- **Your instructions**:
Go over the listing that follows and work out how many lines have the string "char"; reply with the number by itself.

****

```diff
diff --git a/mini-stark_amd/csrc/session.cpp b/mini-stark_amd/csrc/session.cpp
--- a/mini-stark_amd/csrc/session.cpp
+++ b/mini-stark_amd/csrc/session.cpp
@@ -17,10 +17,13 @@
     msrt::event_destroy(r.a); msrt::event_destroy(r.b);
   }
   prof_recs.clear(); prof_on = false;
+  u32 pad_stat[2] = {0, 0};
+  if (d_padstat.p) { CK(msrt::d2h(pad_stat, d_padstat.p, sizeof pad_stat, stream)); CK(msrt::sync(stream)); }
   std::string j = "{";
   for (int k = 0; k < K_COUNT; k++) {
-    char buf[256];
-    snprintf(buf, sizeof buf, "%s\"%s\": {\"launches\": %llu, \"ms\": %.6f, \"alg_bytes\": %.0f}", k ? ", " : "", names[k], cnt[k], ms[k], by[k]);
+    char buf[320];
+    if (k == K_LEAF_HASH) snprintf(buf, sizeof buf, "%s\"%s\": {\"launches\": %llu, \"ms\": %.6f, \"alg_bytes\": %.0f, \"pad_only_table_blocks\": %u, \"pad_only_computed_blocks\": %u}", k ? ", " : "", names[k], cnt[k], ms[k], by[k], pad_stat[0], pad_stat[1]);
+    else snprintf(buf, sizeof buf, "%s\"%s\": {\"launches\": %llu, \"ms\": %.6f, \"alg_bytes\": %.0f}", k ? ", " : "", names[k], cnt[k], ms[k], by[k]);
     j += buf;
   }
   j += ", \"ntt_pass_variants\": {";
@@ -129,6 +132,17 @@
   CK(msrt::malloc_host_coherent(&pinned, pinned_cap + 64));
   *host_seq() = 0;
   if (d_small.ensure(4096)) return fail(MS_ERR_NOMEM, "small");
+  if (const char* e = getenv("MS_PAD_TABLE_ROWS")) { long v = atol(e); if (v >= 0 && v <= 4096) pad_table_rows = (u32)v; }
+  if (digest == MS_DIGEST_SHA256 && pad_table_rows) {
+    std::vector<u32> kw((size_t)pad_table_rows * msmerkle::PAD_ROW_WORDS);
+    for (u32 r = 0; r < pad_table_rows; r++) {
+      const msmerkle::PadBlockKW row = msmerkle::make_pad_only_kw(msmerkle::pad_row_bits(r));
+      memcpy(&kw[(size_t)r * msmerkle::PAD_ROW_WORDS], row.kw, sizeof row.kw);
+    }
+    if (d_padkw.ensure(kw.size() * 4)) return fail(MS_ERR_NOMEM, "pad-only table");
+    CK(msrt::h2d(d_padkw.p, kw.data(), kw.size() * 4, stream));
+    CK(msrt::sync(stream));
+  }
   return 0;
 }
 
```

****

- **Result**:
3